What the task asks |
Beginning with the first line, please repeat the entries exactly and end on the line that contains "if (even) le[ne".

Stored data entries
BEGIN

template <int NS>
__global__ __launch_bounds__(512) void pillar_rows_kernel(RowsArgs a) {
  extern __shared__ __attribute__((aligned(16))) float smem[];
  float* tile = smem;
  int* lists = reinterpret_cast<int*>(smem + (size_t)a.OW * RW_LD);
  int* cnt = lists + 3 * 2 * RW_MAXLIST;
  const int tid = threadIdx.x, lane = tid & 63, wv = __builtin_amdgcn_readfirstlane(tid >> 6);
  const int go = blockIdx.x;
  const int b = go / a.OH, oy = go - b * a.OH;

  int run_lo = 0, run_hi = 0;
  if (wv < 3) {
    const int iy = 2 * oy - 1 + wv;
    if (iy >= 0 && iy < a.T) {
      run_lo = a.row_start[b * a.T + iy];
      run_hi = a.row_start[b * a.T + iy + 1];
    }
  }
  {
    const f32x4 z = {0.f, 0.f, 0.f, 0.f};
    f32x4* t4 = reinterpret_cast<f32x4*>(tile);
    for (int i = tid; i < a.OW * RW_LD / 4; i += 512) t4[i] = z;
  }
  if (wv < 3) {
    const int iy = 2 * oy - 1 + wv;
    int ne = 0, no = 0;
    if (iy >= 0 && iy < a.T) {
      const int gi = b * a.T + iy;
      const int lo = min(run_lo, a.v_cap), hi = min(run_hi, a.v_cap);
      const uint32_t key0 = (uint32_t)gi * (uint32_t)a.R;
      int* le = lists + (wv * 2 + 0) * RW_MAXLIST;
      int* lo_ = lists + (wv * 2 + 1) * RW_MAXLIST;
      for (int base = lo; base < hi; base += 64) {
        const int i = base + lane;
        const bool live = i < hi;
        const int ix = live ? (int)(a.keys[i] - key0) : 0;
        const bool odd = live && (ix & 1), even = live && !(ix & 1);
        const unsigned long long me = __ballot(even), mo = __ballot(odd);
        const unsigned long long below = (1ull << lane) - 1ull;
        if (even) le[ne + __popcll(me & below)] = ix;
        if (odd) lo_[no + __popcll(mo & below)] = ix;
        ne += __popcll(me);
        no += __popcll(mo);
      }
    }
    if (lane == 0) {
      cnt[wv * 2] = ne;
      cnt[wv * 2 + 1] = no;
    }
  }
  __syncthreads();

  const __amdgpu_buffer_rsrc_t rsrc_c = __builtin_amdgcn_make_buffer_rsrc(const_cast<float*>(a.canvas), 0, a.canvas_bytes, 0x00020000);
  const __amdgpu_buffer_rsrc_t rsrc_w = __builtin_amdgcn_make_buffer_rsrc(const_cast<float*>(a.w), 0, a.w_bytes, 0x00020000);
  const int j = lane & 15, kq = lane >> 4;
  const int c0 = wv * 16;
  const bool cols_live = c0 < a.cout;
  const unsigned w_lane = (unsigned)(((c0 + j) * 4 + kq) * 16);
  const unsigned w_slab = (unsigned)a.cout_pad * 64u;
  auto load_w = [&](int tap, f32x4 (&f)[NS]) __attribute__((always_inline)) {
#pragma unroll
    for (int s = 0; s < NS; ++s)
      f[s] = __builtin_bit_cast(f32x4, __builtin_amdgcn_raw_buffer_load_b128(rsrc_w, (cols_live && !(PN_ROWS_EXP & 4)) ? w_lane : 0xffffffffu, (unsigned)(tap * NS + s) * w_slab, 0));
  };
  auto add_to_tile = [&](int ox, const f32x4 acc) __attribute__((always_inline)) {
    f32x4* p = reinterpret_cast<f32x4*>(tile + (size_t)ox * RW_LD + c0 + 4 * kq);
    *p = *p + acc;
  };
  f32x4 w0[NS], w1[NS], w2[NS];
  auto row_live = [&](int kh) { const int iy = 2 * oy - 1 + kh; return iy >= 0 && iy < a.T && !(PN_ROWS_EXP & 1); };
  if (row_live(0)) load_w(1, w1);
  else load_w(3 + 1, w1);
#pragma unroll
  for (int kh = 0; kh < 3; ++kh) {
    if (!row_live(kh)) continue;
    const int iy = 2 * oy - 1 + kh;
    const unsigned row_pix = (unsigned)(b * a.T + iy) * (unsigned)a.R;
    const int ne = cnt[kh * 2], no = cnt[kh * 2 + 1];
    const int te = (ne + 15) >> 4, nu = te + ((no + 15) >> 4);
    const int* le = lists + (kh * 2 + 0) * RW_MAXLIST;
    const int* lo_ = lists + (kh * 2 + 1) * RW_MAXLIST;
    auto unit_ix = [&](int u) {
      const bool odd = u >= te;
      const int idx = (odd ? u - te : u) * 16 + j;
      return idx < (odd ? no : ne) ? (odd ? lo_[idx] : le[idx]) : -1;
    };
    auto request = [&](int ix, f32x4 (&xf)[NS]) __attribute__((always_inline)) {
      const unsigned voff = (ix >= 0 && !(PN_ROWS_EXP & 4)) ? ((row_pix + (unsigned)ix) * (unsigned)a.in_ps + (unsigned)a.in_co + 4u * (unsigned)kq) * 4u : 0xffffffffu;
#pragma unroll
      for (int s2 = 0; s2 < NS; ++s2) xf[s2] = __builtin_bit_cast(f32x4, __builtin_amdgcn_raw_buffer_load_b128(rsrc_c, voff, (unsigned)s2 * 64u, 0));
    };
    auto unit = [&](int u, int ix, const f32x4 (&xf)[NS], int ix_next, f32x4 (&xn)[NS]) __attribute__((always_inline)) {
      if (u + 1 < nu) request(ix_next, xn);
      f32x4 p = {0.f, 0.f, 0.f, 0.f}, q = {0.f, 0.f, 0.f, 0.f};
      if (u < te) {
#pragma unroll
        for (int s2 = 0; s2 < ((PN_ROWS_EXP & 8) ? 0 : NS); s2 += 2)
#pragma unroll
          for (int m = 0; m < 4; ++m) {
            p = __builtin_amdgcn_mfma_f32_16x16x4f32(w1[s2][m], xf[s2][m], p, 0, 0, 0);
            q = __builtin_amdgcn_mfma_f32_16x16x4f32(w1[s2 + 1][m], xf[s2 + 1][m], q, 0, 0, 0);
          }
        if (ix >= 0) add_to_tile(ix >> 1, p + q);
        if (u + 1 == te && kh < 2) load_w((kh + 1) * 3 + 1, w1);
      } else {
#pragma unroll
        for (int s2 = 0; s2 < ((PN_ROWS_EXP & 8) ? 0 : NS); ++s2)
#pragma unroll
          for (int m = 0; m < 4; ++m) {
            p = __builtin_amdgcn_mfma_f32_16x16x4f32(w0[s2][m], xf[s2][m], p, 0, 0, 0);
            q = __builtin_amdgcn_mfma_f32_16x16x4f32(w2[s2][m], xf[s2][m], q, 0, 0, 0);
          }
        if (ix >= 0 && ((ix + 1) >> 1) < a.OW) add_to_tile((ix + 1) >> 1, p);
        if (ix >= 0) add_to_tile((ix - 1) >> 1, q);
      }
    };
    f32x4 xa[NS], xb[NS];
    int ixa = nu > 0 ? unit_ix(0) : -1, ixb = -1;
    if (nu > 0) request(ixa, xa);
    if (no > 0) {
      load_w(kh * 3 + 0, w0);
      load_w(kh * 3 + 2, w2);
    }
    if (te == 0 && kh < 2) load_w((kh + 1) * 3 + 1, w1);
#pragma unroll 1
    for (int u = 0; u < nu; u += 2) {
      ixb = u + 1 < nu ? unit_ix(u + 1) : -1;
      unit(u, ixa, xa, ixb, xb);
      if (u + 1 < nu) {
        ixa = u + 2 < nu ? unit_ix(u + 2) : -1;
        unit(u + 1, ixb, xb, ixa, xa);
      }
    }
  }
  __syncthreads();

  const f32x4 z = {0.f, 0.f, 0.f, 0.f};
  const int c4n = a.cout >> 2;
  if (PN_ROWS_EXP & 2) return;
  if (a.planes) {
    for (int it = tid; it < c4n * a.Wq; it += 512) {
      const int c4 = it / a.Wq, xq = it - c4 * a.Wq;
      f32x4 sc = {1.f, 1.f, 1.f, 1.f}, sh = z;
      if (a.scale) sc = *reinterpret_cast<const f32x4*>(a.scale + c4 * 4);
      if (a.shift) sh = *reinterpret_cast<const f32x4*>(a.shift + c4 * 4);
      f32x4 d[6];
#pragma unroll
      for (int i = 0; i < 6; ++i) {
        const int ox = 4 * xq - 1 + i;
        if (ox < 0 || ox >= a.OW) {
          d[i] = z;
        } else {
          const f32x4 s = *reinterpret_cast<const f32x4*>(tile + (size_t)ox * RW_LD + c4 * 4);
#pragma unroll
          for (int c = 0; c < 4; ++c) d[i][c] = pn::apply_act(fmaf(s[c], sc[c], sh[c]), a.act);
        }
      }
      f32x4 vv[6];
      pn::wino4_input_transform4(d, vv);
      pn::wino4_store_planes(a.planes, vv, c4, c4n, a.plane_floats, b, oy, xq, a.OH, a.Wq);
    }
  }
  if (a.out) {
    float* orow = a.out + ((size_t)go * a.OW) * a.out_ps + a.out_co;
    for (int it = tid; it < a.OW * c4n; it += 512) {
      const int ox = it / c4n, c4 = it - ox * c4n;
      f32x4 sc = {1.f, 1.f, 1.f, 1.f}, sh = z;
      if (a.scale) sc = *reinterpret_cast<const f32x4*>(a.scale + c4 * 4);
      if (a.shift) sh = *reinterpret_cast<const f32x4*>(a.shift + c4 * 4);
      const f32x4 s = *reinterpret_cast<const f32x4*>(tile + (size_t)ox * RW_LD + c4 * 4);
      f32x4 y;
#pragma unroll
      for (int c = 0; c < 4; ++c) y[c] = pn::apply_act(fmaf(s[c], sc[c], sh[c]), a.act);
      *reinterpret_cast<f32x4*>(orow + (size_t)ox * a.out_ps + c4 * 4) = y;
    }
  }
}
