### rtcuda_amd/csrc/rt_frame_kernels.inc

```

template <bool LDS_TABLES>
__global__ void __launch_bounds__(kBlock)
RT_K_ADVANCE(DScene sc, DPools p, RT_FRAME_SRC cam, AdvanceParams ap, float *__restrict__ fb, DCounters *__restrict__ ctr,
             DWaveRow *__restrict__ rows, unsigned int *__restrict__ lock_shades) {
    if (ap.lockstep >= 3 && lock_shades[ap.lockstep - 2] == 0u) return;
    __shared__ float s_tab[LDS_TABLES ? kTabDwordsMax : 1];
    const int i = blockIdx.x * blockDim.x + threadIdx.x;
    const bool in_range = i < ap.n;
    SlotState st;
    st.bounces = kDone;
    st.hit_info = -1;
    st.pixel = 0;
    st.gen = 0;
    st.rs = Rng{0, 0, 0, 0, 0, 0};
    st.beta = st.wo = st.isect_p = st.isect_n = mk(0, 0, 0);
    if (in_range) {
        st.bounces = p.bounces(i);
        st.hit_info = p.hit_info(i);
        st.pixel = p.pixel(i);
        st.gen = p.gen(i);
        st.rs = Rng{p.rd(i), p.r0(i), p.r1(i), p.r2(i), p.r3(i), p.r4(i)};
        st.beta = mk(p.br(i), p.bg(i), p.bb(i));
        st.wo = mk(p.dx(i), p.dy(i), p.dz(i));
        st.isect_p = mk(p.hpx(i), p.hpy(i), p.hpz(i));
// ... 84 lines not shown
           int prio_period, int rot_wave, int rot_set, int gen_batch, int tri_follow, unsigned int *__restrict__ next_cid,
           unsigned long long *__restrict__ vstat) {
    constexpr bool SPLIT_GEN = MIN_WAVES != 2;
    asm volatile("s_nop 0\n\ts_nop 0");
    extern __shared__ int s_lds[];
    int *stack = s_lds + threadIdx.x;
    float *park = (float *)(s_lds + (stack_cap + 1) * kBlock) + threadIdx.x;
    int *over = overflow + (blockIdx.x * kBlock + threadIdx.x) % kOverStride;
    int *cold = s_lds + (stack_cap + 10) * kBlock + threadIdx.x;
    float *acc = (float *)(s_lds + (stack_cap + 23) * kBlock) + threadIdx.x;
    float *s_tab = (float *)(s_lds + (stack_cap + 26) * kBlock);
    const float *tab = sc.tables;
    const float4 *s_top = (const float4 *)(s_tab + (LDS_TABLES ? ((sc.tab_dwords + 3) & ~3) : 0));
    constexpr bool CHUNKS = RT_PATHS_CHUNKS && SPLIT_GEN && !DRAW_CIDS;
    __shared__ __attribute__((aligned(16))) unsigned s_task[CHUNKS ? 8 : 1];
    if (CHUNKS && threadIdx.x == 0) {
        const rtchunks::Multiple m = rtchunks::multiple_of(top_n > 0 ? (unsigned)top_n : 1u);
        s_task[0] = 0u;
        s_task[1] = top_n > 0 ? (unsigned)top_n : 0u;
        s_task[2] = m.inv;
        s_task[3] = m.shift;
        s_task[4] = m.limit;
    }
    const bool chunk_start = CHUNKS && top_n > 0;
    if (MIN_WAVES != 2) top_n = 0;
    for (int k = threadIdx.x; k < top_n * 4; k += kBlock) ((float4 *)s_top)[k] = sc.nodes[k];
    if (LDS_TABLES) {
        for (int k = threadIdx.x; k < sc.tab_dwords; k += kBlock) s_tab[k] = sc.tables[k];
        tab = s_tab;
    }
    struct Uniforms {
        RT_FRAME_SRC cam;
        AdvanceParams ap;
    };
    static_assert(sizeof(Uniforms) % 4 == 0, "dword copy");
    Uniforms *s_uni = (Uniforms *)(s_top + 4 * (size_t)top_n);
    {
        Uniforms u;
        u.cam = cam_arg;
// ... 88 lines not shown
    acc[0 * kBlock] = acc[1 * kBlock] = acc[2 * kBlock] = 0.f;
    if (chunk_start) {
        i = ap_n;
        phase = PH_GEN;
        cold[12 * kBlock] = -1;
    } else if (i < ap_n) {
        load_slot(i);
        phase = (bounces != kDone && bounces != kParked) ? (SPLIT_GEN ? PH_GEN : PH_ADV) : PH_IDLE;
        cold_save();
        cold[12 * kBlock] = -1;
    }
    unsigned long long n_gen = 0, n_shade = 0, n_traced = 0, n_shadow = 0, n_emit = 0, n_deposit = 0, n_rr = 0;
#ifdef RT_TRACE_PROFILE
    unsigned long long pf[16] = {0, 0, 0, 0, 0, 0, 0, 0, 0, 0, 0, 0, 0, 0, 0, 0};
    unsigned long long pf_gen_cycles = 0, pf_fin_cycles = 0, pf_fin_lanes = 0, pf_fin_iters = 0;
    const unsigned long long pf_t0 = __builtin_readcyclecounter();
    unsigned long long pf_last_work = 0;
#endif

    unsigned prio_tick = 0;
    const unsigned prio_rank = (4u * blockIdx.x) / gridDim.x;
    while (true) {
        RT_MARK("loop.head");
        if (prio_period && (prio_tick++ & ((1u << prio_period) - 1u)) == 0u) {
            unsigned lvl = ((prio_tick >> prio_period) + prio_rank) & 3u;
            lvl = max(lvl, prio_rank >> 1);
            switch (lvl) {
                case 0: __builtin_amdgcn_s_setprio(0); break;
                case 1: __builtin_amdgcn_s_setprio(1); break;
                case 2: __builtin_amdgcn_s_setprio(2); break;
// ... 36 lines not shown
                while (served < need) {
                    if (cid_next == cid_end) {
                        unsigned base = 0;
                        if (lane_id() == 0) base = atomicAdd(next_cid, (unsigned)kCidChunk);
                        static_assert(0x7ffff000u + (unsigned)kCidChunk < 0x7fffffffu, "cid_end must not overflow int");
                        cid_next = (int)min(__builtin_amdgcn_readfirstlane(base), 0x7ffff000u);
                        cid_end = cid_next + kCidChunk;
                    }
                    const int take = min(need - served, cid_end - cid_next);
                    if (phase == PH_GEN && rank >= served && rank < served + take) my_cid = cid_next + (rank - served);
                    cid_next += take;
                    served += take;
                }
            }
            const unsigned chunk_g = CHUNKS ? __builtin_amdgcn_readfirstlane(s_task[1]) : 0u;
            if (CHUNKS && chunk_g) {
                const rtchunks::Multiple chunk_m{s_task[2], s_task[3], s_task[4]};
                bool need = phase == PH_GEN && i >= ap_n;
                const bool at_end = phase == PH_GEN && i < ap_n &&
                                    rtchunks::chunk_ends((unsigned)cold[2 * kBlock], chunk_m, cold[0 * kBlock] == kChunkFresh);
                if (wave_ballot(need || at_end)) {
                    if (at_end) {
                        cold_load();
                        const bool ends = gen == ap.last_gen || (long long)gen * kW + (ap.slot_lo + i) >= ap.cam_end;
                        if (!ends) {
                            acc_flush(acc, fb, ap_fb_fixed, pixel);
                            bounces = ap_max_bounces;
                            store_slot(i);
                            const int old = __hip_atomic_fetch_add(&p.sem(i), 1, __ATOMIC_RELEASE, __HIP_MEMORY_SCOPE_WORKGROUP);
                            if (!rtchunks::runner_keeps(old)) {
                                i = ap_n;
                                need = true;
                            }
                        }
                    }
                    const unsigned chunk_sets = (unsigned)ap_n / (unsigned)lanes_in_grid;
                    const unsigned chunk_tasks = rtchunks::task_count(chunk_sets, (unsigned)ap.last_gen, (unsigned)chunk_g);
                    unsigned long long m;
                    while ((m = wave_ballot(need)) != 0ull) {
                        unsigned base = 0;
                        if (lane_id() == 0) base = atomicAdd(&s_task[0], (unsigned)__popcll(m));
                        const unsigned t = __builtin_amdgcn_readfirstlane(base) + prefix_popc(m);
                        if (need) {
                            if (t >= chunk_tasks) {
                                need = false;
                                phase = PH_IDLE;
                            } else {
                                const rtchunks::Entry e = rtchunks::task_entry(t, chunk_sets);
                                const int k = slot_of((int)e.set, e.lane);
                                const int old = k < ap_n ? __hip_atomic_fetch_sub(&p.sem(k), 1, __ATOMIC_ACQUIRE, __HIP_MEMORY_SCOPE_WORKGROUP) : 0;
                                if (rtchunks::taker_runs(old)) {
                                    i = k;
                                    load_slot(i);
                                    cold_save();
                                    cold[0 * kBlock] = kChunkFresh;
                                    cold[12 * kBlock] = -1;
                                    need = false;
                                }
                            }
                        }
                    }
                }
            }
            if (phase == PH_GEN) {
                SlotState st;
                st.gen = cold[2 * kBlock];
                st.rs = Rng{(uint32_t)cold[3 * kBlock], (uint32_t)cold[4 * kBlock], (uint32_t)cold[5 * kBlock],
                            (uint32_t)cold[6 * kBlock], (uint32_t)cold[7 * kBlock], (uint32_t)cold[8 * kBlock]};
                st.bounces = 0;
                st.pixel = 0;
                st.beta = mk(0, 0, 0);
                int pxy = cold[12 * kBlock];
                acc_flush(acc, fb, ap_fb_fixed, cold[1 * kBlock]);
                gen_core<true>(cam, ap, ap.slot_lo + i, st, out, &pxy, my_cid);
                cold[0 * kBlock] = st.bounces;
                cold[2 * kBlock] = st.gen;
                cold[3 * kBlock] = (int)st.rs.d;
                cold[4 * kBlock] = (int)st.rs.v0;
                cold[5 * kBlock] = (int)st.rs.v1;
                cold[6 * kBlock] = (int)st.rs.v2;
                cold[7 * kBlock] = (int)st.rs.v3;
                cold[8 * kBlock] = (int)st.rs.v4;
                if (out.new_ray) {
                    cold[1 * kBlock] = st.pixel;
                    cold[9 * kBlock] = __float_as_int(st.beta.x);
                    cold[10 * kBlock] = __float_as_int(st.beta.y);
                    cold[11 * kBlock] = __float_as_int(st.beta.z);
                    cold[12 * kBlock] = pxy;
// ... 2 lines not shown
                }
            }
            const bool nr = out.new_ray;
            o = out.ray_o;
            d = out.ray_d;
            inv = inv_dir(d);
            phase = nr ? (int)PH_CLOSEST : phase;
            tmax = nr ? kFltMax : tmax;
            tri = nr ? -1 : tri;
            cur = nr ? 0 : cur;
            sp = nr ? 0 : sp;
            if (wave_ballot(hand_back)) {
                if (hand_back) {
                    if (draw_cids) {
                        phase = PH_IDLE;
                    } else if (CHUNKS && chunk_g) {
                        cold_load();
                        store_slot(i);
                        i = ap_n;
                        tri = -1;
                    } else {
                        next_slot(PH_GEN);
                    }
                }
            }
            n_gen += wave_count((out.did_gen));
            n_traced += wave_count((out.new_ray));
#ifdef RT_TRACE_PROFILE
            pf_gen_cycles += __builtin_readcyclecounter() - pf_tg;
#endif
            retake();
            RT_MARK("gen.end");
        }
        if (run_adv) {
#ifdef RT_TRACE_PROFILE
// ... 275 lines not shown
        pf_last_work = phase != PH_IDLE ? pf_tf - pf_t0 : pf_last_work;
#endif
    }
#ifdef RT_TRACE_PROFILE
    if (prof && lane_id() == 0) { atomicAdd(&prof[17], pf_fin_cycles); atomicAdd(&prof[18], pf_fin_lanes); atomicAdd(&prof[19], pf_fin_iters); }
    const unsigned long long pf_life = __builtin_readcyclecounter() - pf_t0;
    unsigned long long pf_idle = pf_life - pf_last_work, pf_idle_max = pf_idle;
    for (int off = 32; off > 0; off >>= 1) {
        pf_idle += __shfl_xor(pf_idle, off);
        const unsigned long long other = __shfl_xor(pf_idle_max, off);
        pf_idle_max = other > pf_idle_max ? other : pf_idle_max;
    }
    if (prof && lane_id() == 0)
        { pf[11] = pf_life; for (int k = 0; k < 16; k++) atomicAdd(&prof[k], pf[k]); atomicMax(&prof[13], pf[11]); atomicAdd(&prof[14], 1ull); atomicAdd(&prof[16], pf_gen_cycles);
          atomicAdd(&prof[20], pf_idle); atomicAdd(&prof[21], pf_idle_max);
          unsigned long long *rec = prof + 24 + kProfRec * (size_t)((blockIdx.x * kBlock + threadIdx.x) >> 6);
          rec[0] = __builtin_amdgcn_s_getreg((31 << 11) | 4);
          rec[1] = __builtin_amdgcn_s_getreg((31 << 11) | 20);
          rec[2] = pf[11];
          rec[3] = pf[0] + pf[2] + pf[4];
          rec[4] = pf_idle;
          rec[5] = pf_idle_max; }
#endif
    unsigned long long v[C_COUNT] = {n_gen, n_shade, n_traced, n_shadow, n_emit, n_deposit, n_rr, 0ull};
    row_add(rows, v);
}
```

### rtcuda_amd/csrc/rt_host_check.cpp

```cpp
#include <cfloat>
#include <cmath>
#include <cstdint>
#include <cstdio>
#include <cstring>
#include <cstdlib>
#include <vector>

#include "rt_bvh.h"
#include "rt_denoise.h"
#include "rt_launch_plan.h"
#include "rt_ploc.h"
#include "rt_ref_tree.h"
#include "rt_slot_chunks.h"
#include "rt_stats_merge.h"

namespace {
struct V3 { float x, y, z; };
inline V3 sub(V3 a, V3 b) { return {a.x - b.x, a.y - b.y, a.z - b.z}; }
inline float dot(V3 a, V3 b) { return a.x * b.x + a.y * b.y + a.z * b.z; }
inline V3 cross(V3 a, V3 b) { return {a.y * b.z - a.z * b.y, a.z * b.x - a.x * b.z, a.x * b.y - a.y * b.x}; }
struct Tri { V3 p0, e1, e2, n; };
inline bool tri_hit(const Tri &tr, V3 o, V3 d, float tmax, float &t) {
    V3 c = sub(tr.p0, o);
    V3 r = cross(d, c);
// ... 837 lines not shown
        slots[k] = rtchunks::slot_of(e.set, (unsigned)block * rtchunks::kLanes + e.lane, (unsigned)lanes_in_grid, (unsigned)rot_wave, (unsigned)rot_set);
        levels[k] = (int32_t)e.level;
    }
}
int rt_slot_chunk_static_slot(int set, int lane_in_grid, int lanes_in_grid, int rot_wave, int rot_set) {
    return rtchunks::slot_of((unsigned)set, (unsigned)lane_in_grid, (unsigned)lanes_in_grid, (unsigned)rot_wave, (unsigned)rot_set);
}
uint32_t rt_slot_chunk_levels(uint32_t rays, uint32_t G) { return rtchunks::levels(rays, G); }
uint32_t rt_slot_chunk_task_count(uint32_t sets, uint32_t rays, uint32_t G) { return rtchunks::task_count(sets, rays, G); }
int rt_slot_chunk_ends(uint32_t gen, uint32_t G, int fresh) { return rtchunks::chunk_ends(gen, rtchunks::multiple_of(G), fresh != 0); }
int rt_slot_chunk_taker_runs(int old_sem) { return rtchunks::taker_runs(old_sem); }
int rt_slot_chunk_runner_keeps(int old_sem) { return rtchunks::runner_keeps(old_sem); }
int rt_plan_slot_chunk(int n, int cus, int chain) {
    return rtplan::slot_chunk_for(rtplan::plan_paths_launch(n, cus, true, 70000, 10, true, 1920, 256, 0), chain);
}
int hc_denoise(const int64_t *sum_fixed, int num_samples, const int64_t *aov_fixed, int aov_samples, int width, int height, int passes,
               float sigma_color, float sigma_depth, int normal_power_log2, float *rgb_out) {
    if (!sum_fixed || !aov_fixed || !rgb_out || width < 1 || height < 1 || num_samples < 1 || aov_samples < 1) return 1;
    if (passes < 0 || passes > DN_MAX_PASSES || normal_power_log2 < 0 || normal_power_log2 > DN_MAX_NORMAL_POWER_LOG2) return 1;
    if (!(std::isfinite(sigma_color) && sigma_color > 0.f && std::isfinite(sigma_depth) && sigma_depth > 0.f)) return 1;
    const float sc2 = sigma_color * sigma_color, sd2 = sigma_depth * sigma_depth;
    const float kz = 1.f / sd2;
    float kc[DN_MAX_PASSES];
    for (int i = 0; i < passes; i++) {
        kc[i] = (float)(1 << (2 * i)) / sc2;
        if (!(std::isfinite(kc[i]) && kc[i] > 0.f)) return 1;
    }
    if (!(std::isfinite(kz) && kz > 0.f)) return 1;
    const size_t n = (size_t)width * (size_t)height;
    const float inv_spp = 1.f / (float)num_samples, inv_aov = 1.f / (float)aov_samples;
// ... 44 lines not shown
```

END

Solution to this task |
template <int NS>
__global__ __launch_bounds__(512) void pillar_rows_kernel(RowsArgs a) {
  extern __shared__ __attribute__((aligned(16))) float smem[];
  float* tile = smem;
  int* lists = reinterpret_cast<int*>(smem + (size_t)a.OW * RW_LD);
  int* cnt = lists + 3 * 2 * RW_MAXLIST;
  const int tid = threadIdx.x, lane = tid & 63, wv = __builtin_amdgcn_readfirstlane(tid >> 6);
  const int go = blockIdx.x;
  const int b = go / a.OH, oy = go - b * a.OH;

  int run_lo = 0, run_hi = 0;
  if (wv < 3) {
    const int iy = 2 * oy - 1 + wv;
    if (iy >= 0 && iy < a.T) {
      run_lo = a.row_start[b * a.T + iy];
      run_hi = a.row_start[b * a.T + iy + 1];
    }
  }
  {
    const f32x4 z = {0.f, 0.f, 0.f, 0.f};
    f32x4* t4 = reinterpret_cast<f32x4*>(tile);
    for (int i = tid; i < a.OW * RW_LD / 4; i += 512) t4[i] = z;
  }
  if (wv < 3) {
    const int iy = 2 * oy - 1 + wv;
    int ne = 0, no = 0;
    if (iy >= 0 && iy < a.T) {
      const int gi = b * a.T + iy;
      const int lo = min(run_lo, a.v_cap), hi = min(run_hi, a.v_cap);
      const uint32_t key0 = (uint32_t)gi * (uint32_t)a.R;
      int* le = lists + (wv * 2 + 0) * RW_MAXLIST;
      int* lo_ = lists + (wv * 2 + 1) * RW_MAXLIST;
      for (int base = lo; base < hi; base += 64) {
        const int i = base + lane;
        const bool live = i < hi;
        const int ix = live ? (int)(a.keys[i] - key0) : 0;
        const bool odd = live && (ix & 1), even = live && !(ix & 1);
        const unsigned long long me = __ballot(even), mo = __ballot(odd);
        const unsigned long long below = (1ull << lane) - 1ull;
        if (even) le[ne + __popcll(me & below)] = ix;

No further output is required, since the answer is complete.